Looking to counter this threat, researchers from the NYU Tandon School of Engineering, are developing a chip with both an embedded and external module. The first proves the chip’s calculations are correct, the second then validates the first module's proofs.

According to assistant professor, Siddharth Garg’s, the configuration, an example of an approach called ‘verifiable computing’ (VC), is able to monitor a chip's performance and can spot warning signs of Trojans.

The cost of chip manufacturing has become so high that few companies are able to design, prototype and manufacturer their own chips most have to rely on outsourcing, so the ability to verify a chip is becoming increasingly important.

This approach allows the verifying processor to be fabricated separately from the chip.
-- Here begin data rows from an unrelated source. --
# turian/inverse-audio-synthesis

Measured on AMD Instinct MI355X. Metric: audio-seconds rendered+lossed/sec (whole node), batch=128 4s@44.1kHz, higher is better.
Workload: dtype f32; 1 GPU; BASELINE configs[1]: torchsynth-style Voice render + PQMF(3) analysis + mel-L1 loss, batch 128 x 4 s @ 44100 Hz per GPU; batch_per_gpu=128, samples_per_voice=176400, launch=hipgraph, streams=5, pipelined=True

## Files before the change

inverse-audio-synthesis_amd/csrc/voice_ctrl_kernels.hip:

```cpp
#define IAS_CTL_NO_LIBM
#include "voice_math.h"
#include "wave_ops.h"
#include "voice_table.h"

#define CS_THREADS 256
#define CS_WAVES (CS_THREADS / 64)
#define CS_KERNEL __global__ __launch_bounds__(CS_THREADS) __attribute__((amdgpu_num_vgpr(28)))

__constant__ IasParamRange c_cs_table[IAS_NPARAMS] = IAS_PARAM_TABLE_INIT;
__device__ const double g_cs_tab[IAS_CTL_TAB_DOUBLES] = IAS_CTL_TAB_INIT;

__device__ __forceinline__ void cs_stage_table(double* s_tab) {
  for (int i = threadIdx.x; i < IAS_CTL_TAB_DOUBLES; i += CS_THREADS) s_tab[i] = g_cs_tab[i];
}
__device__ __forceinline__ float cs_mapped(const float* __restrict__ params01, int b, int idx, const double* s_tab) {
  const IasParamRange r = c_cs_table[idx];
  return ias_map_param(params01[(size_t)b * IAS_NPARAMS + idx], (float)r.lo, (float)r.span, (float)r.curve, r.symmetric, s_tab);
}
__device__ __forceinline__ int cs_adsr_base(int a) {
  switch (a) {
    case 0: return IAS_P_ADSR_1_ATTACK;
    case 1: return IAS_P_ADSR_2_ATTACK;
    case 2: return IAS_P_LFO_1_AMP_ADSR_ATTACK;
    case 3: return IAS_P_LFO_2_AMP_ADSR_ATTACK;
    case 4: return IAS_P_LFO_1_RATE_ADSR_ATTACK;
    default: return IAS_P_LFO_2_RATE_ADSR_ATTACK;
  }
}

CS_KERNEL void voice_env_slim_kernel(const float* __restrict__ params01, float* __restrict__ sig, int Tc, float control_rate) {
  __shared__ __attribute__((aligned(16))) double s_tab[IAS_CTL_TAB_DOUBLES];
  __shared__ float s_p[8];
  const int a = blockIdx.x, b = blockIdx.y, tid = threadIdx.x;
  cs_stage_table(s_tab);
  __syncthreads();
  if (tid < 5) s_p[tid] = cs_mapped(params01, b, cs_adsr_base(a) + tid, s_tab);
  if (tid == 5) s_p[5] = cs_mapped(params01, b, IAS_P_KEYBOARD_DURATION, s_tab);
  __syncthreads();
  IasAdsr e;
  e.attack = s_p[0]; e.decay = s_p[1]; e.sustain = s_p[2]; e.release = s_p[3]; e.alpha = s_p[4];
  const float note_on = s_p[5], eps = (float)IAS_EPS;
  if (tid == 0) s_p[6] = ias_adsr_heads(e, note_on, control_rate, eps, s_tab).decay_head;
  if (tid == 64) s_p[7] = ias_adsr_heads(e, note_on, control_rate, eps, s_tab).release_head;
  __syncthreads();
  IasAdsrHeads heads;
  heads.decay_head = s_p[6]; heads.release_head = s_p[7];
  float* out = sig + ((size_t)b * 8 + a) * Tc;
  for (int t = tid; t < Tc; t += CS_THREADS) out[t] = ias_adsr_headed(t, e, note_on, control_rate, eps, heads, s_tab);
}

CS_KERNEL void voice_lfo_slim_kernel(const float* __restrict__ params01, float* __restrict__ sig,
                                     float* __restrict__ dbg ,
                                     int Tc, float control_rate) {
  extern __shared__ __attribute__((aligned(16))) double cs_smem[];
  double* s_tab = cs_smem;
  double* s_sum = s_tab + IAS_CTL_TAB_DOUBLES;
  __shared__ double s_wtot[CS_WAVES];
  __shared__ float s_q[8];
  __shared__ float s_mode[8];
  const int l = blockIdx.x, b = blockIdx.y, tid = threadIdx.x, lane = tid & 63, wave = tid >> 6;
  const int qbase = (l == 0) ? IAS_P_LFO_1_FREQUENCY : IAS_P_LFO_2_FREQUENCY;
  cs_stage_table(s_tab);
  __syncthreads();
  if (tid < 8) s_q[tid] = cs_mapped(params01, b, qbase + tid, s_tab);
  __syncthreads();
  if (tid < 5) s_mode[tid] = ias_pow_ctl(s_q[3 + tid], IAS_LFO_EXPONENT_F, s_tab);
  const float freq = s_q[0], depth = s_q[1], phi = s_q[2];
  const float* rate_env = sig + ((size_t)b * 8 + 4 + l) * Tc;
  const float* amp_env = sig + ((size_t)b * 8 + 2 + l) * Tc;

  const int per_wave = ((Tc + CS_WAVES - 1) / CS_WAVES + 63) / 64 * 64;
  const int t_begin = min(wave * per_wave, Tc), t_end = min(t_begin + per_wave, Tc);
  double carry = 0.0;
  for (int t0 = t_begin; t0 < t_end; t0 += 64) {
    const int t = t0 + lane;
    double inc = 0.0;
    if (t < t_end) inc = (double)ias_lfo_inc(freq, depth, rate_env[t], control_rate);
    const double sc = wave_incl_scan(inc, lane) + carry;
    carry = __shfl(sc, 63, 64);
    if (t < t_end) s_sum[t] = sc;
  }
  if (lane == 0) s_wtot[wave] = carry;
  __syncthreads();
  double base = 0.0;
  for (int w = 0; w < wave; ++w) base += s_wtot[w];
  float mode[5];
  {
    const float sm = (float)((double)s_mode[0] + (double)s_mode[1] + (double)s_mode[2] + (double)s_mode[3] + (double)s_mode[4]);
#pragma unroll
    for (int k = 0; k < 5; ++k) mode[k] = ias_div(s_mode[k], sm);
  }
  float* out = sig + ((size_t)b * 8 + 6 + l) * Tc;
  for (int t = t_begin + lane; t < t_end; t += 64) {
    const double ph = base + s_sum[t];
    const float arg = ias_add((float)ph, phi);
    const float o = ias_mul(ias_lfo_shape_mix(arg, mode, s_tab), amp_env[t]);
    out[t] = o;
    if (dbg != nullptr) {
      dbg[((size_t)b * 10 + 6 + l) * Tc + t] = arg;
      dbg[((size_t)b * 10 + 8 + l) * Tc + t] = o;
    }
  }
}

CS_KERNEL void voice_modmix_slim_kernel(const float* __restrict__ params01, const float* __restrict__ sig,
                                        float* __restrict__ ctrl, IasVoiceConst* __restrict__ vconst,
                                        float* __restrict__ dbg, int Tc) {
  __shared__ __attribute__((aligned(16))) double s_tab[IAS_CTL_TAB_DOUBLES];
  __shared__ float s_w[20];
  __shared__ float s_p[IAS_NPARAMS];
  const int b = blockIdx.y, tid = threadIdx.x;
  cs_stage_table(s_tab);
  __syncthreads();
  if (tid < 20) s_w[tid] = cs_mapped(params01, b, IAS_P_MOD_MATRIX_ADSR_1_TO_VCO_1_PITCH + tid, s_tab);
  if (blockIdx.x == 0 && tid >= 64 && tid < 64 + IAS_NPARAMS) s_p[tid - 64] = cs_mapped(params01, b, tid - 64, s_tab);
  __syncthreads();
  const float* sb = sig + (size_t)b * 8 * Tc;
  const int t = blockIdx.x * CS_THREADS + tid;
  if (t < Tc) {
    const float e0 = sb[t], e1 = sb[Tc + t], l0 = sb[6 * Tc + t], l1 = sb[7 * Tc + t];
    float* out = ctrl + (size_t)b * IAS_NCTRL * Tc;
#pragma unroll
    for (int j = 0; j < IAS_NCTRL; ++j)
      out[j * Tc + t] = ias_dot4_cr(s_w[j], s_w[5 + j], s_w[10 + j], s_w[15 + j], e0, e1, l0, l1);
    if (dbg != nullptr) {
#pragma unroll
      for (int r = 0; r < 6; ++r) dbg[((size_t)b * 10 + r) * Tc + t] = sb[r * Tc + t];
    }
  }
  if (blockIdx.x == 0 && tid == 0) {
    const float* p = s_p;
    const float midi_f0 = p[IAS_P_KEYBOARD_MIDI_F0];
    IasVoiceConst vc;
    vc.f0_1 = ias_add(midi_f0, p[IAS_P_VCO_1_TUNING]);
    vc.depth_1 = p[IAS_P_VCO_1_MOD_DEPTH];
    vc.phi_1 = p[IAS_P_VCO_1_INITIAL_PHASE];
    vc.f0_2 = ias_add(midi_f0, p[IAS_P_VCO_2_TUNING]);
    vc.depth_2 = p[IAS_P_VCO_2_MOD_DEPTH];
    vc.phi_2 = p[IAS_P_VCO_2_INITIAL_PHASE];
    vc.kpart = ias_partials_k(midi_f0, vc.depth_2, s_tab);
    vc.shape = p[IAS_P_VCO_2_SHAPE];
    vc.shape_gain = ias_sub(1.0f, ias_div(vc.shape, 2.0f));
    vc.lvl0 = p[IAS_P_MIXER_VCO_1];
    vc.lvl1 = p[IAS_P_MIXER_VCO_2];
    vc.lvl2 = p[IAS_P_MIXER_NOISE];
    vc.pad[0] = vc.pad[1] = vc.pad[2] = vc.pad[3] = 0.0f;
    vconst[b] = vc;
  }
}

bool ias_voice_control_slim_ok(int Tc, int control_rate) {
  return Tc <= 4096 && (double)Tc / (double)control_rate <= 600.0;
}
int ias_voice_control_slim_launch(const float* params01, float* ctrl, void* vconst, float* sig, float* dbg, int B, int Tc,
                                  int control_rate, hipStream_t stream) {
  const size_t lds = sizeof(double) * (IAS_CTL_TAB_DOUBLES + (size_t)Tc);
  hipLaunchKernelGGL(voice_env_slim_kernel, dim3(6, B), dim3(CS_THREADS), 0, stream, params01, sig, Tc, (float)control_rate);
  hipLaunchKernelGGL(voice_lfo_slim_kernel, dim3(2, B), dim3(CS_THREADS), lds, stream, params01, sig, dbg, Tc, (float)control_rate);
  hipLaunchKernelGGL(voice_modmix_slim_kernel, dim3((Tc + CS_THREADS - 1) / CS_THREADS, B), dim3(CS_THREADS), 0, stream, params01,
                     (const float*)sig, ctrl, (IasVoiceConst*)vconst, dbg, Tc);
  return hipGetLastError() == hipSuccess ? IAS_OK : IAS_ERR_LAUNCH;
}
```

Measured before the change: 3.493 million audio-s/s.

## Fuse ADSR envelope and LFO kernels into one chained control kernel

Merges the envelope kernel and the LFO kernel into a single launch of 4 blocks per voice. Each LFO block computes its own rate and amp envelopes, keeps them in LDS and feeds them straight into the phase scan. The other two blocks write only the two VCO envelopes. This drops one kernel launch and the global round trip of the envelope rows, at the cost of more LDS per block, possibly a larger dynamic-LDS attribute, and serial envelope work inside the LFO blocks. Uniform parameters are also forced into scalar registers via readfirstlane.

After: 3.594 million audio-s/s, median of 6. +2.9%, better.

```diff
diff --git a/inverse-audio-synthesis_amd/csrc/voice_ctrl_kernels.hip b/inverse-audio-synthesis_amd/csrc/voice_ctrl_kernels.hip
--- a/inverse-audio-synthesis_amd/csrc/voice_ctrl_kernels.hip
+++ b/inverse-audio-synthesis_amd/csrc/voice_ctrl_kernels.hip
@@ -17,6 +17,9 @@
   const IasParamRange r = c_cs_table[idx];
   return ias_map_param(params01[(size_t)b * IAS_NPARAMS + idx], (float)r.lo, (float)r.span, (float)r.curve, r.symmetric, s_tab);
 }
+__device__ __forceinline__ float cs_uniform(float x) {
+  return __int_as_float(__builtin_amdgcn_readfirstlane(__float_as_int(x)));
+}
 __device__ __forceinline__ int cs_adsr_base(int a) {
   switch (a) {
     case 0: return IAS_P_ADSR_1_ATTACK;
@@ -28,46 +31,70 @@
   }
 }
 
-CS_KERNEL void voice_env_slim_kernel(const float* __restrict__ params01, float* __restrict__ sig, int Tc, float control_rate) {
-  __shared__ __attribute__((aligned(16))) double s_tab[IAS_CTL_TAB_DOUBLES];
-  __shared__ float s_p[8];
-  const int a = blockIdx.x, b = blockIdx.y, tid = threadIdx.x;
-  cs_stage_table(s_tab);
-  __syncthreads();
-  if (tid < 5) s_p[tid] = cs_mapped(params01, b, cs_adsr_base(a) + tid, s_tab);
-  if (tid == 5) s_p[5] = cs_mapped(params01, b, IAS_P_KEYBOARD_DURATION, s_tab);
-  __syncthreads();
-  IasAdsr e;
-  e.attack = s_p[0]; e.decay = s_p[1]; e.sustain = s_p[2]; e.release = s_p[3]; e.alpha = s_p[4];
-  const float note_on = s_p[5], eps = (float)IAS_EPS;
-  if (tid == 0) s_p[6] = ias_adsr_heads(e, note_on, control_rate, eps, s_tab).decay_head;
-  if (tid == 64) s_p[7] = ias_adsr_heads(e, note_on, control_rate, eps, s_tab).release_head;
-  __syncthreads();
-  IasAdsrHeads heads;
-  heads.decay_head = s_p[6]; heads.release_head = s_p[7];
-  float* out = sig + ((size_t)b * 8 + a) * Tc;
-  for (int t = tid; t < Tc; t += CS_THREADS) out[t] = ias_adsr_headed(t, e, note_on, control_rate, eps, heads, s_tab);
+static size_t cs_chain_lds(int Tc) {
+  return sizeof(double) * (IAS_CTL_TAB_DOUBLES + (size_t)Tc) + sizeof(float) * 2 * (size_t)Tc;
 }
 
-CS_KERNEL void voice_lfo_slim_kernel(const float* __restrict__ params01, float* __restrict__ sig,
-                                     float* __restrict__ dbg ,
-                                     int Tc, float control_rate) {
+CS_KERNEL void voice_chain_slim_kernel(const float* __restrict__ params01, float* __restrict__ sig,
+                                       float* __restrict__ dbg ,
+                                       int Tc, float control_rate) {
   extern __shared__ __attribute__((aligned(16))) double cs_smem[];
   double* s_tab = cs_smem;
   double* s_sum = s_tab + IAS_CTL_TAB_DOUBLES;
+  float* s_row = reinterpret_cast<float*>(s_sum + Tc);
   __shared__ double s_wtot[CS_WAVES];
-  __shared__ float s_q[8];
+  __shared__ float s_p[19];
+  __shared__ float s_head[4];
   __shared__ float s_mode[8];
-  const int l = blockIdx.x, b = blockIdx.y, tid = threadIdx.x, lane = tid & 63, wave = tid >> 6;
-  const int qbase = (l == 0) ? IAS_P_LFO_1_FREQUENCY : IAS_P_LFO_2_FREQUENCY;
+  const int b = blockIdx.y, tid = threadIdx.x;
+  const bool is_lfo = blockIdx.x < 2;
+  const int l = blockIdx.x;
+  const int n_env = is_lfo ? 2 : 1;
+  const int row0 = is_lfo ? 4 + l : (int)blockIdx.x - 2, row1 = 2 + l;
+  const float eps = (float)IAS_EPS;
   cs_stage_table(s_tab);
   __syncthreads();
-  if (tid < 8) s_q[tid] = cs_mapped(params01, b, qbase + tid, s_tab);
+  {
+    int idx = -1;
+    if (tid < 5 * n_env) idx = cs_adsr_base(tid < 5 ? row0 : row1) + (tid < 5 ? tid : tid - 5);
+    else if (tid == 10) idx = IAS_P_KEYBOARD_DURATION;
+    else if (is_lfo && tid >= 11 && tid < 19) idx = ((l == 0) ? IAS_P_LFO_1_FREQUENCY : IAS_P_LFO_2_FREQUENCY) + (tid - 11);
+    if (idx >= 0) s_p[tid] = cs_mapped(params01, b, idx, s_tab);
+  }
   __syncthreads();
-  if (tid < 5) s_mode[tid] = ias_pow_ctl(s_q[3 + tid], IAS_LFO_EXPONENT_F, s_tab);
-  const float freq = s_q[0], depth = s_q[1], phi = s_q[2];
-  const float* rate_env = sig + ((size_t)b * 8 + 4 + l) * Tc;
-  const float* amp_env = sig + ((size_t)b * 8 + 2 + l) * Tc;
+  const float note_on = s_p[10];
+  if (tid < 64) {
+    if (tid < 2 * n_env) {
+      const float* q = s_p + 5 * (tid >> 1);
+      IasAdsr e; e.attack = q[0]; e.decay = q[1]; e.sustain = q[2]; e.release = q[3]; e.alpha = q[4];
+      const IasAdsrHeads h = ias_adsr_heads(e, note_on, control_rate, eps, s_tab);
+      s_head[tid] = (tid & 1) ? h.release_head : h.decay_head;
+    }
+  } else if (tid < 128) {
+    if (is_lfo && tid < 64 + 5) s_mode[tid - 64] = ias_pow_ctl(s_p[11 + 3 + tid - 64], IAS_LFO_EXPONENT_F, s_tab);
+  }
+  __syncthreads();
+#pragma unroll 1
+  for (int k = 0; k < n_env; ++k) {
+    const float* q = s_p + 5 * k;
+    IasAdsr e;
+    e.attack = cs_uniform(q[0]); e.decay = cs_uniform(q[1]); e.sustain = cs_uniform(q[2]); e.release = cs_uniform(q[3]);
+    e.alpha = cs_uniform(q[4]);
+    IasAdsrHeads heads; heads.decay_head = cs_uniform(s_head[2 * k]); heads.release_head = cs_uniform(s_head[2 * k + 1]);
+    float* out = sig + ((size_t)b * 8 + (k == 0 ? row0 : row1)) * Tc;
+    float* keep = s_row + (size_t)k * Tc;
+    for (int t = tid; t < Tc; t += CS_THREADS) {
+      const float v = ias_adsr_headed(t, e, note_on, control_rate, eps, heads, s_tab);
+      out[t] = v;
+      if (is_lfo) keep[t] = v;
+    }
+  }
+  if (!is_lfo) return;
+  __syncthreads();
+  const float freq = s_p[11], depth = s_p[12];
+  const float* rate_env = s_row;
+  const float* amp_env = s_row + Tc;
+  const int wave = __builtin_amdgcn_readfirstlane(tid >> 6), lane = __lane_id();
 
   const int per_wave = ((Tc + CS_WAVES - 1) / CS_WAVES + 63) / 64 * 64;
   const int t_begin = min(wave * per_wave, Tc), t_end = min(t_begin + per_wave, Tc);
@@ -84,6 +111,7 @@
   __syncthreads();
   double base = 0.0;
   for (int w = 0; w < wave; ++w) base += s_wtot[w];
+  const float phi = s_p[13];
   float mode[5];
   {
     const float sm = (float)((double)s_mode[0] + (double)s_mode[1] + (double)s_mode[2] + (double)s_mode[3] + (double)s_mode[4]);
@@ -154,9 +182,11 @@
 }
 int ias_voice_control_slim_launch(const float* params01, float* ctrl, void* vconst, float* sig, float* dbg, int B, int Tc,
                                   int control_rate, hipStream_t stream) {
-  const size_t lds = sizeof(double) * (IAS_CTL_TAB_DOUBLES + (size_t)Tc);
-  hipLaunchKernelGGL(voice_env_slim_kernel, dim3(6, B), dim3(CS_THREADS), 0, stream, params01, sig, Tc, (float)control_rate);
-  hipLaunchKernelGGL(voice_lfo_slim_kernel, dim3(2, B), dim3(CS_THREADS), lds, stream, params01, sig, dbg, Tc, (float)control_rate);
+  const size_t lds = cs_chain_lds(Tc);
+  if (lds > 64 * 1024 &&
+      hipFuncSetAttribute((const void*)voice_chain_slim_kernel, hipFuncAttributeMaxDynamicSharedMemorySize, (int)cs_chain_lds(4096)) != hipSuccess)
+    return IAS_ERR_LAUNCH;
+  hipLaunchKernelGGL(voice_chain_slim_kernel, dim3(4, B), dim3(CS_THREADS), lds, stream, params01, sig, dbg, Tc, (float)control_rate);
   hipLaunchKernelGGL(voice_modmix_slim_kernel, dim3((Tc + CS_THREADS - 1) / CS_THREADS, B), dim3(CS_THREADS), 0, stream, params01,
                      (const float*)sig, ctrl, (IasVoiceConst*)vconst, dbg, Tc);
   return hipGetLastError() == hipSuccess ? IAS_OK : IAS_ERR_LAUNCH;
```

By employing an external verification unit the chip designer can turn to an untrusted foundry to produce a chip that not only produces the circuitry-performing computations but a module that presents proofs of correctness.

The chip design then turns to a trusted foundry to build a separate, less complex module: an application-specific integrated circuit (ASIC) with the sole job of validating the proofs of correctness generated by the internal module of the untrusted chip.

Commenting, Garg said: "I don't have to trust the chip because every time I give it a new input, it produces the output and the proofs of correctness, and the external module will allow me to continuously validate those proofs."

An added advantage is that the chip built by the external foundry is smaller, faster, and more power-efficient than the trusted ASIC. The VC setup can therefore potentially reduce the time, energy, and chip area needed to generate proofs.

According to Garg, the team is set to investigate additional techniques to reduce both the overhead that generating and verifying proofs imposes on a system and the bandwidth required between the prover and verifier chips.